*** INFORMATION SUPPLIED
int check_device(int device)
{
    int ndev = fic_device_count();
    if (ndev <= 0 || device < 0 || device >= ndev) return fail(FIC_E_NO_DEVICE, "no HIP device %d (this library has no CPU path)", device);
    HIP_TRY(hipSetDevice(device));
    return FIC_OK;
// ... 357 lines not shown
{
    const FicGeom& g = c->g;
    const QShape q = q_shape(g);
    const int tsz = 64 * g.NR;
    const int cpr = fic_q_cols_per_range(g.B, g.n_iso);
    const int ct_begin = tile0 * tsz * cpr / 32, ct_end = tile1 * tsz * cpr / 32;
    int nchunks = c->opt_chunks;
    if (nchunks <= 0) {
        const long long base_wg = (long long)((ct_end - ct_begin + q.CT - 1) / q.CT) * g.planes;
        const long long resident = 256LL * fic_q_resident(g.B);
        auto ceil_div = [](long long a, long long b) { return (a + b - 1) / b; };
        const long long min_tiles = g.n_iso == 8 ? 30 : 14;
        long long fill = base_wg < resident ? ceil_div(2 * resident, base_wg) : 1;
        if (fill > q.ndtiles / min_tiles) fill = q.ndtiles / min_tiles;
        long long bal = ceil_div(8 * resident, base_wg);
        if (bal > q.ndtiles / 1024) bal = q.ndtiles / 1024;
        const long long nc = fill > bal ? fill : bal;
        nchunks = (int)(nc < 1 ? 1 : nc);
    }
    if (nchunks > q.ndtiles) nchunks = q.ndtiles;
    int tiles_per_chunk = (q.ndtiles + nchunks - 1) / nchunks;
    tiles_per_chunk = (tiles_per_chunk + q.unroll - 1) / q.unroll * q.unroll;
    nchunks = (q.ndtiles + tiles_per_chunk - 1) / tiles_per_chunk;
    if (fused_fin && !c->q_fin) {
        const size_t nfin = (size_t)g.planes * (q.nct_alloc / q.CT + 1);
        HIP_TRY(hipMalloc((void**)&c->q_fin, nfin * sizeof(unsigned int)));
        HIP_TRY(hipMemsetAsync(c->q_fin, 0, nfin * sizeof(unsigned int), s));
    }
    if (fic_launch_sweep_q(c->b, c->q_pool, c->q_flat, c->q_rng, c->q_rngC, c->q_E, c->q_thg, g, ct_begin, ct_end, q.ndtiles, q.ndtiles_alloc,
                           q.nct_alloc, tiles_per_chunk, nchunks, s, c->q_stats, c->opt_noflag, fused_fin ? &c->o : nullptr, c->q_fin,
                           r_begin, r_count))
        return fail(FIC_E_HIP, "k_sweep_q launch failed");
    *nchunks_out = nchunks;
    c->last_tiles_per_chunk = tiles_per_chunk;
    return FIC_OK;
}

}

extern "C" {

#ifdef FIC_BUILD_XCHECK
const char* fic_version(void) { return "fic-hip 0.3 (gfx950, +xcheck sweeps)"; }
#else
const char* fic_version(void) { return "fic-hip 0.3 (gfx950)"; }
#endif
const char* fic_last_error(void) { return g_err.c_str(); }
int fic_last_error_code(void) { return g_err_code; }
******
*** INFORMATION SUPPLIED
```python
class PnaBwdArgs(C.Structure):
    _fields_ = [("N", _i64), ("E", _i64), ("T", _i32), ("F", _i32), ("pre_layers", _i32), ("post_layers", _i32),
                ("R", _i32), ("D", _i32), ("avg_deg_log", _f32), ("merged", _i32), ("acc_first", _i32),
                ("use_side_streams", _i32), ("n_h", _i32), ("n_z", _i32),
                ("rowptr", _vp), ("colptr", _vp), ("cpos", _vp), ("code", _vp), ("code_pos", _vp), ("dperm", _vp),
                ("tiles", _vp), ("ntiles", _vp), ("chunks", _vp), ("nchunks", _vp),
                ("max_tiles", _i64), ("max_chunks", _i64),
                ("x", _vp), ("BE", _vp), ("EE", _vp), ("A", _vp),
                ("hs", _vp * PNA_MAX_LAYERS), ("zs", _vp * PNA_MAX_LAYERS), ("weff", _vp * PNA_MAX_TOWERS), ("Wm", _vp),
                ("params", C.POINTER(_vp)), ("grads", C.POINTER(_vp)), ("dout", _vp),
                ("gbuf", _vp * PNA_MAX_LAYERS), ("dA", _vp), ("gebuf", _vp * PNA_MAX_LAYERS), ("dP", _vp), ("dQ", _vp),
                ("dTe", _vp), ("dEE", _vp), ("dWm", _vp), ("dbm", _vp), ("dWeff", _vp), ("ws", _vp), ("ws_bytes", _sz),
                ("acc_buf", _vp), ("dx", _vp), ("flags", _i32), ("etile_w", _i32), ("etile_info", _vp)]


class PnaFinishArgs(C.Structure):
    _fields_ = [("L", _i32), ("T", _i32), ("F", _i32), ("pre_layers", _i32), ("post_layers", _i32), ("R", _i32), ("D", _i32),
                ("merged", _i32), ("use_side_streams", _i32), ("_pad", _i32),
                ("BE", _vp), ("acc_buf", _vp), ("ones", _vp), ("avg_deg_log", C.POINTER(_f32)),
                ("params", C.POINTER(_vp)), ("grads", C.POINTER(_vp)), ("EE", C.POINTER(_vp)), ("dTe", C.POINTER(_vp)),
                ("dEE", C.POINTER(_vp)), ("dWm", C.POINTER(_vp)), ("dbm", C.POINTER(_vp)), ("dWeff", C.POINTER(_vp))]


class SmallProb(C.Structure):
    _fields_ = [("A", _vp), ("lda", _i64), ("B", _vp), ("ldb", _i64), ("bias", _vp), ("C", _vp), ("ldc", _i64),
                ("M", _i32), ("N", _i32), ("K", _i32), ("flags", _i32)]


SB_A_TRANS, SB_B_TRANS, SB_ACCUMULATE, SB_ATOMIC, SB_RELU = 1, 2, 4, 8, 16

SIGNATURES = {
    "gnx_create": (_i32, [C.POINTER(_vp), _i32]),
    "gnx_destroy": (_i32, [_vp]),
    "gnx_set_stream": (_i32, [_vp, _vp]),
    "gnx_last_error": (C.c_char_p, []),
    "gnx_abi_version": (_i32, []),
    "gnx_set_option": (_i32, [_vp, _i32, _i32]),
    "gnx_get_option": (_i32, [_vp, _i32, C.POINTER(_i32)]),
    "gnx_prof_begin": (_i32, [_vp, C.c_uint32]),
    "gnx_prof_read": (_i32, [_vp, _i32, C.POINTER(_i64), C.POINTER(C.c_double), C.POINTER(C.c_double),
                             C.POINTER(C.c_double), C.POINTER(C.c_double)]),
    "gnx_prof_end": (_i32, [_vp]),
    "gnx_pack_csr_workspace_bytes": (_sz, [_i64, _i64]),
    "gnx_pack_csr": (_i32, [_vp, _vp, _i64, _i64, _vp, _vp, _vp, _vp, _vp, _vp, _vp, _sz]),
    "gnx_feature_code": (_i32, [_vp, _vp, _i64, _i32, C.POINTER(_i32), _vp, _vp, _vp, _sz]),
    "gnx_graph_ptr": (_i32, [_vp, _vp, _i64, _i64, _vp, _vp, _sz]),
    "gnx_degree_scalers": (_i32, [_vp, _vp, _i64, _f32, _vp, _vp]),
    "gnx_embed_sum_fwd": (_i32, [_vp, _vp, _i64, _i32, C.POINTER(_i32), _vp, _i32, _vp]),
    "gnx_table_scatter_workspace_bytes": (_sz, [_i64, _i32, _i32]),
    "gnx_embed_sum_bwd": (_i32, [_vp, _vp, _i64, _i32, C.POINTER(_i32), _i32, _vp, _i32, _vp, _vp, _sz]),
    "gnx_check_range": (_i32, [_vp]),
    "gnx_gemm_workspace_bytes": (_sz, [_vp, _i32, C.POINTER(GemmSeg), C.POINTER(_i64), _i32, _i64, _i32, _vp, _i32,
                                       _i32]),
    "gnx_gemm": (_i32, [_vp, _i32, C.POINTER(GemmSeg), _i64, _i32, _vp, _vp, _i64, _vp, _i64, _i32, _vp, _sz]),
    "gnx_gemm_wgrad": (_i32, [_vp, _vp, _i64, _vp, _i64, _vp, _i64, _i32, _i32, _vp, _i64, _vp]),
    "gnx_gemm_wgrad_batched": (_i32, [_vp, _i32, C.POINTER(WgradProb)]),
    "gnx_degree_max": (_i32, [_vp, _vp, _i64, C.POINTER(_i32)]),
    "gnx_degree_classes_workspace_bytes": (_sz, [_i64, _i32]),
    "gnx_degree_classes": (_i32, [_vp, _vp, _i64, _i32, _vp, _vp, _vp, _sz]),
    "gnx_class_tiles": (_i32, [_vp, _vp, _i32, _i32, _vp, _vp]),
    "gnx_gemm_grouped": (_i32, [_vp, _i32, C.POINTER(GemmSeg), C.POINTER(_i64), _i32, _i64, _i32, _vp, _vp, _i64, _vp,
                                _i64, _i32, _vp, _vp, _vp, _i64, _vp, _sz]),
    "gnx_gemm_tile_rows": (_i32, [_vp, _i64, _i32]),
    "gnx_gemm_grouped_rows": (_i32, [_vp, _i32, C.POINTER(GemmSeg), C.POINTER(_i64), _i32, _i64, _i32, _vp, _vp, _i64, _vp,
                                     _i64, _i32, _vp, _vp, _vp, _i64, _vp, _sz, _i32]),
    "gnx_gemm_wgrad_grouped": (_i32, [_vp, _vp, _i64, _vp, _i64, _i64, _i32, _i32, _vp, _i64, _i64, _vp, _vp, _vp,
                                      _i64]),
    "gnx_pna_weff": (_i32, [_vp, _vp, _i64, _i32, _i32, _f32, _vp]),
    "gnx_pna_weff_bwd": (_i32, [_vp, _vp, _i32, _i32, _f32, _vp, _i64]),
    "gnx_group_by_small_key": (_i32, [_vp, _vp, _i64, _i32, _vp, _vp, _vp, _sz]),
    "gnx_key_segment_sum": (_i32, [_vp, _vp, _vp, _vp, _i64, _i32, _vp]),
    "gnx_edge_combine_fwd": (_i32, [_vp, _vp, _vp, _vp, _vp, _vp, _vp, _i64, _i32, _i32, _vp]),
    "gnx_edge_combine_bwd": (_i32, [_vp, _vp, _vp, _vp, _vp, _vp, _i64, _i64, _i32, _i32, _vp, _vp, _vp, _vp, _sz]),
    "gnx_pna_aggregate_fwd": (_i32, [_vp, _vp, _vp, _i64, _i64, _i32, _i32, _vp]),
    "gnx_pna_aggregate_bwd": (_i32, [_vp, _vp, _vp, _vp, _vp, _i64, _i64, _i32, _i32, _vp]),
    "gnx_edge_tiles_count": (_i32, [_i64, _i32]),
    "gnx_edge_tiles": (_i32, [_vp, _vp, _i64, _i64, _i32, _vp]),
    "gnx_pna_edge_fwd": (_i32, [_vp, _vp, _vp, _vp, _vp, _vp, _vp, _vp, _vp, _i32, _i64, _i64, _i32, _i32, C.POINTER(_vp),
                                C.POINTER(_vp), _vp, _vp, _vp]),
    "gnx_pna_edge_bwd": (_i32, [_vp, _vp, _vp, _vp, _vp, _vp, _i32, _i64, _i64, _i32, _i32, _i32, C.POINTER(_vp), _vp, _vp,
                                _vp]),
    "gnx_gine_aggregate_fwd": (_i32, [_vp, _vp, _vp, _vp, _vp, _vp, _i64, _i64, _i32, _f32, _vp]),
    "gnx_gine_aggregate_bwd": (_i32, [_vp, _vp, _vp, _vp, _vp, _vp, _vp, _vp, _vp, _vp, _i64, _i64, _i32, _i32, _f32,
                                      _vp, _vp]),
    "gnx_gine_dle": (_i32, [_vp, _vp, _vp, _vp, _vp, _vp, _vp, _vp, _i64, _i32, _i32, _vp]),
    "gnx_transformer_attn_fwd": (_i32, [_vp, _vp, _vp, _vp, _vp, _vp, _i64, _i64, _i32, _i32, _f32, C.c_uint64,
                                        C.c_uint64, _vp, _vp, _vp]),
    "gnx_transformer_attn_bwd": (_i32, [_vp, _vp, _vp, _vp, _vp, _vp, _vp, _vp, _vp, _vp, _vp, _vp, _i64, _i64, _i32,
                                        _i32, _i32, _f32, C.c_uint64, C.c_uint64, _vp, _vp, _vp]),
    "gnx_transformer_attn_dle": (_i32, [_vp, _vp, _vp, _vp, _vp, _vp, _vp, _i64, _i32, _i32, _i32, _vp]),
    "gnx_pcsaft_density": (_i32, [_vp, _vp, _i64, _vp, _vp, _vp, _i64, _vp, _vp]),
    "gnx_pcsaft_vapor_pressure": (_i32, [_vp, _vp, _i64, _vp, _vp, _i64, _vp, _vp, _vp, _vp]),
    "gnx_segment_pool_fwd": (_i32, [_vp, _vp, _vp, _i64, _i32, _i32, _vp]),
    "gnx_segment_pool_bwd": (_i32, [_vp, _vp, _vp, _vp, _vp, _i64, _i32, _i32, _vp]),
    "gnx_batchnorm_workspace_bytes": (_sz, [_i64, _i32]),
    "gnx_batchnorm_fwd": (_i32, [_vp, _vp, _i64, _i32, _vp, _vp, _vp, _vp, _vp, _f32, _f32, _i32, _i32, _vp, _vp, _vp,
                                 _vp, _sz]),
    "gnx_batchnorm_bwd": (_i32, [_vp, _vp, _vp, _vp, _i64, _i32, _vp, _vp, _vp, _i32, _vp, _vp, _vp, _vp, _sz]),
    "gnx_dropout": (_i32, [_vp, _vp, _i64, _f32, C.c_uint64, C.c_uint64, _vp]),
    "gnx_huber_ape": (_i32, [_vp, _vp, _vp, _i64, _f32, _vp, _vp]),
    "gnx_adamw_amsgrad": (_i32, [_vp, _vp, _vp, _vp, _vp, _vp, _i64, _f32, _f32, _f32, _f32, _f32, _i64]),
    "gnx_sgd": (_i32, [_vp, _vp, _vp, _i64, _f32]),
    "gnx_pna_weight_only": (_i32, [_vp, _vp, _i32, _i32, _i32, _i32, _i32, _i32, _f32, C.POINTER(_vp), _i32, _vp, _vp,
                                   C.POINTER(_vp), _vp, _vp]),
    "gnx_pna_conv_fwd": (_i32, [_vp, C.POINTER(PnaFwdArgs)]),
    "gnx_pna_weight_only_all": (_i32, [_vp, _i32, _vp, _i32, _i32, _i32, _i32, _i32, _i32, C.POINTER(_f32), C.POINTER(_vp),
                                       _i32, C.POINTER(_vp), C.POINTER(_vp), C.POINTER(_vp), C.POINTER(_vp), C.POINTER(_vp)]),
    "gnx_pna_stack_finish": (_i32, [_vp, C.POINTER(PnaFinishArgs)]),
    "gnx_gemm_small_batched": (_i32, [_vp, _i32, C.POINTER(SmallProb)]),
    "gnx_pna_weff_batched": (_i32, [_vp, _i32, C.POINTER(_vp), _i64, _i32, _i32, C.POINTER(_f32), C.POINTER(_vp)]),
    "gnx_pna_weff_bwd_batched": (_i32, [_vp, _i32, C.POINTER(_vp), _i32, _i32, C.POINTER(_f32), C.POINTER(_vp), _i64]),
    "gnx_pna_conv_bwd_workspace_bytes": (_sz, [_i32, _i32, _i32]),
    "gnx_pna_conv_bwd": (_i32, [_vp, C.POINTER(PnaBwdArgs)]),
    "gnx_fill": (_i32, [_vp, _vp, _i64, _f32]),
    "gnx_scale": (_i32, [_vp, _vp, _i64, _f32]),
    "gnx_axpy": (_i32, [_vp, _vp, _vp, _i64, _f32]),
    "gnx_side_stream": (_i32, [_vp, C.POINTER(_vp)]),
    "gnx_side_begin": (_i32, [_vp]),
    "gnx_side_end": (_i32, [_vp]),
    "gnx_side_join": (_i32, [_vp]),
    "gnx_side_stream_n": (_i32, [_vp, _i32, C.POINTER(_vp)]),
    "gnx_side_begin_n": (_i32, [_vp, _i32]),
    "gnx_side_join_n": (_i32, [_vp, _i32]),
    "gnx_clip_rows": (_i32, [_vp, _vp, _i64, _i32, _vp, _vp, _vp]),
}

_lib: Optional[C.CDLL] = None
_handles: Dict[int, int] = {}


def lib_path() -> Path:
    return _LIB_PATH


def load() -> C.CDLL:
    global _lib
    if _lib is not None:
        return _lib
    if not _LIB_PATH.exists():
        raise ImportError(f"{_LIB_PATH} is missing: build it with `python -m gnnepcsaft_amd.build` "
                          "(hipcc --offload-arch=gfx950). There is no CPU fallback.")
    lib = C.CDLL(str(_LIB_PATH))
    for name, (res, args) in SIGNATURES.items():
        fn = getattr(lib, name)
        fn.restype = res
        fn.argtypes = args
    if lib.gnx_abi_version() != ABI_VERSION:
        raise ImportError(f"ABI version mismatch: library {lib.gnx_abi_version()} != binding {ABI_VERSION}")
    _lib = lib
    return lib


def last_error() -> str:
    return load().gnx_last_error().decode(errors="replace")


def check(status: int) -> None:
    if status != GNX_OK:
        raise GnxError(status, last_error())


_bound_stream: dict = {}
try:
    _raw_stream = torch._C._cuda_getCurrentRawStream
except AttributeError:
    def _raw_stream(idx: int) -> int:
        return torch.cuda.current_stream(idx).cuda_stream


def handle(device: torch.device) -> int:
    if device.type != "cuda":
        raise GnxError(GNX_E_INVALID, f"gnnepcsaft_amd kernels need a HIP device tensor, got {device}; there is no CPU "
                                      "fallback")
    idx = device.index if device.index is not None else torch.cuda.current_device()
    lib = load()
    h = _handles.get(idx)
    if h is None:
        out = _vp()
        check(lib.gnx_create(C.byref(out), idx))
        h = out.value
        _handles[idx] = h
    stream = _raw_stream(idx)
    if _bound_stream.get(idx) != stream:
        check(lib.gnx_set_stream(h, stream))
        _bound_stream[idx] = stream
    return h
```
******
*** INFORMATION SUPPLIED
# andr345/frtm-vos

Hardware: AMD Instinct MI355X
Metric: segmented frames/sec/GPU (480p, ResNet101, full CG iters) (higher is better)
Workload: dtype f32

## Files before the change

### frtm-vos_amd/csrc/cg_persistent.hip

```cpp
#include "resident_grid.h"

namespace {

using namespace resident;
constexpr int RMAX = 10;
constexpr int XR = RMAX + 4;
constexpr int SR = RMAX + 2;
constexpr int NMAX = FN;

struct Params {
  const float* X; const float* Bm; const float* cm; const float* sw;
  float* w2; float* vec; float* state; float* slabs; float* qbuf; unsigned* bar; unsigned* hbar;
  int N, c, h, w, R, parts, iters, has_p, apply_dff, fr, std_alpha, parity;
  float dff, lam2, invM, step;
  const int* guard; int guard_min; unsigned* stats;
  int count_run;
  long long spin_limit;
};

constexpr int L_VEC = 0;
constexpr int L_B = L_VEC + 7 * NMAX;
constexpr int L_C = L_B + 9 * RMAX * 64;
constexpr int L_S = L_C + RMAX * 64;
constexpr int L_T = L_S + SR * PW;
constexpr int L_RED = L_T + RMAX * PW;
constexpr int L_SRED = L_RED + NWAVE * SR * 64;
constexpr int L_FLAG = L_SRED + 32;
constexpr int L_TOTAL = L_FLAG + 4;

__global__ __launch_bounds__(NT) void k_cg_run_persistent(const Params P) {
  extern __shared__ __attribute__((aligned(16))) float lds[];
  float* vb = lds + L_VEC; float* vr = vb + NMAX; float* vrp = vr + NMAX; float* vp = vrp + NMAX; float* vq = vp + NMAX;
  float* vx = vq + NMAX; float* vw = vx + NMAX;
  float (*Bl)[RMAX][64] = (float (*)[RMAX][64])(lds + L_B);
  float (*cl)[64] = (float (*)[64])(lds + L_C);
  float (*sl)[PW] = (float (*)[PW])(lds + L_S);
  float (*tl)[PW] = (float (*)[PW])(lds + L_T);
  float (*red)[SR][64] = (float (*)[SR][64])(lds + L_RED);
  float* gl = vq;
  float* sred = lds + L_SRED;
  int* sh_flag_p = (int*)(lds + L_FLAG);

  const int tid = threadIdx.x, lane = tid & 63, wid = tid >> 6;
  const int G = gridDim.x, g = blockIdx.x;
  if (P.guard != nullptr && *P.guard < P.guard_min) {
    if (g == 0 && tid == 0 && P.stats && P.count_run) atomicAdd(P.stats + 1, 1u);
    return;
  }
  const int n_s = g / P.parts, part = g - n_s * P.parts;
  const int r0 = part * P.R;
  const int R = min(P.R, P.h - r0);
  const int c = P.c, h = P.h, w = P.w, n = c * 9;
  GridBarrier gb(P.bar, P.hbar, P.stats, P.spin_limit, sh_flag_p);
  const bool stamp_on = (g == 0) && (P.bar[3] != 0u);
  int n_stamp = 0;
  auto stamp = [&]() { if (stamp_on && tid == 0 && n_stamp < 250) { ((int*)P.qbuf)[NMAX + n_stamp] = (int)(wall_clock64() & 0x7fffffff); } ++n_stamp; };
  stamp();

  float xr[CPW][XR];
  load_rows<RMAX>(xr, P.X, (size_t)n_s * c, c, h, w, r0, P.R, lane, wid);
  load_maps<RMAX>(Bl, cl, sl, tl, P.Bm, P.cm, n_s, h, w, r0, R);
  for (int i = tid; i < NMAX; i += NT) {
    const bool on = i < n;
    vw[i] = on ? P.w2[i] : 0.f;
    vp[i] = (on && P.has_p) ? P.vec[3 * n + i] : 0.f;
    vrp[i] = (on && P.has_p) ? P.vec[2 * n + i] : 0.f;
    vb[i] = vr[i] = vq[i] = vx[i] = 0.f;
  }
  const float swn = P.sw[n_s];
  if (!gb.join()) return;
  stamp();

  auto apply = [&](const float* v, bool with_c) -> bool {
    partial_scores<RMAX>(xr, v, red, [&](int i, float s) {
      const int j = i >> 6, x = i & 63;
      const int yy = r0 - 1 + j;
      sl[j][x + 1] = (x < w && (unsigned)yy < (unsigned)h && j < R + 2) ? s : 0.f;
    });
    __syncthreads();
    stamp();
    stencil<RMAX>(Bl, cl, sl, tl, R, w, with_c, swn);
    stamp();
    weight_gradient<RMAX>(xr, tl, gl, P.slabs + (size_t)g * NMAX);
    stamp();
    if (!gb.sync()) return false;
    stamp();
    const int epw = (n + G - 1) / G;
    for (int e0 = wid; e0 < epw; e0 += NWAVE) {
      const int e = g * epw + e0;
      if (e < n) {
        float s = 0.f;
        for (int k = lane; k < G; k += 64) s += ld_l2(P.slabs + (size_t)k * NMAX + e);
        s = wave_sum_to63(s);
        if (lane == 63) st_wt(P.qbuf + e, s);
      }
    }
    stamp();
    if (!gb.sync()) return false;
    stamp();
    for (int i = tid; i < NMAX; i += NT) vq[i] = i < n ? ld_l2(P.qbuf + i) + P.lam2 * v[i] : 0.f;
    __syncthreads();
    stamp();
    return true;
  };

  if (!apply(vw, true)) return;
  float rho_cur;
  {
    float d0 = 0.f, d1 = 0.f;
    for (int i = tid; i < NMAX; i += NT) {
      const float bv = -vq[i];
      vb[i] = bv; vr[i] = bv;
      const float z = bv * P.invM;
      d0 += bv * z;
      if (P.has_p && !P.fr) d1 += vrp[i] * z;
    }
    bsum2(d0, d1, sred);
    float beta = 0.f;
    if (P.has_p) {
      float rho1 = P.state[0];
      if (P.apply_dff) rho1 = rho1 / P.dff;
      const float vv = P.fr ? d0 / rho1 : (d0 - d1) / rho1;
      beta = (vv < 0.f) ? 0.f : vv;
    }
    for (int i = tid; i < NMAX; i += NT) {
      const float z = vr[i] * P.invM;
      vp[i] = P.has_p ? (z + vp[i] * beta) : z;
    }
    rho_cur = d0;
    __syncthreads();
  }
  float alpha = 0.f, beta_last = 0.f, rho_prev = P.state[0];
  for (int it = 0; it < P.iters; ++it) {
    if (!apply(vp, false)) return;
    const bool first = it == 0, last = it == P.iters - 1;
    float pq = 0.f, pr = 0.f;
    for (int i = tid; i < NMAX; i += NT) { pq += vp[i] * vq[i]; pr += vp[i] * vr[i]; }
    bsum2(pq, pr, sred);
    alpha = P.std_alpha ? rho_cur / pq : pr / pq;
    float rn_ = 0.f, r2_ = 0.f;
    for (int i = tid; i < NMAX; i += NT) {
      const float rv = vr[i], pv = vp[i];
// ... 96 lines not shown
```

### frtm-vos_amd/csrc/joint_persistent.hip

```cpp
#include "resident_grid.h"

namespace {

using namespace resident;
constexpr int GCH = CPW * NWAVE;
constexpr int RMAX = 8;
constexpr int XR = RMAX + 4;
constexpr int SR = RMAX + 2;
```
******
In the entries above, find the line with "int check_device(int device)" and the line with "auto ceil_div = [](long", then restate word for word both of them and every line between, with nothing more.

--- SOLUTION FOR THIS PROBLEM ---
int check_device(int device)
{
    int ndev = fic_device_count();
    if (ndev <= 0 || device < 0 || device >= ndev) return fail(FIC_E_NO_DEVICE, "no HIP device %d (this library has no CPU path)", device);
    HIP_TRY(hipSetDevice(device));
    return FIC_OK;
// ... 357 lines not shown
{
    const FicGeom& g = c->g;
    const QShape q = q_shape(g);
    const int tsz = 64 * g.NR;
    const int cpr = fic_q_cols_per_range(g.B, g.n_iso);
    const int ct_begin = tile0 * tsz * cpr / 32, ct_end = tile1 * tsz * cpr / 32;
    int nchunks = c->opt_chunks;
    if (nchunks <= 0) {
        const long long base_wg = (long long)((ct_end - ct_begin + q.CT - 1) / q.CT) * g.planes;
        const long long resident = 256LL * fic_q_resident(g.B);
        auto ceil_div = [](long long a, long long b) { return (a + b - 1) / b; };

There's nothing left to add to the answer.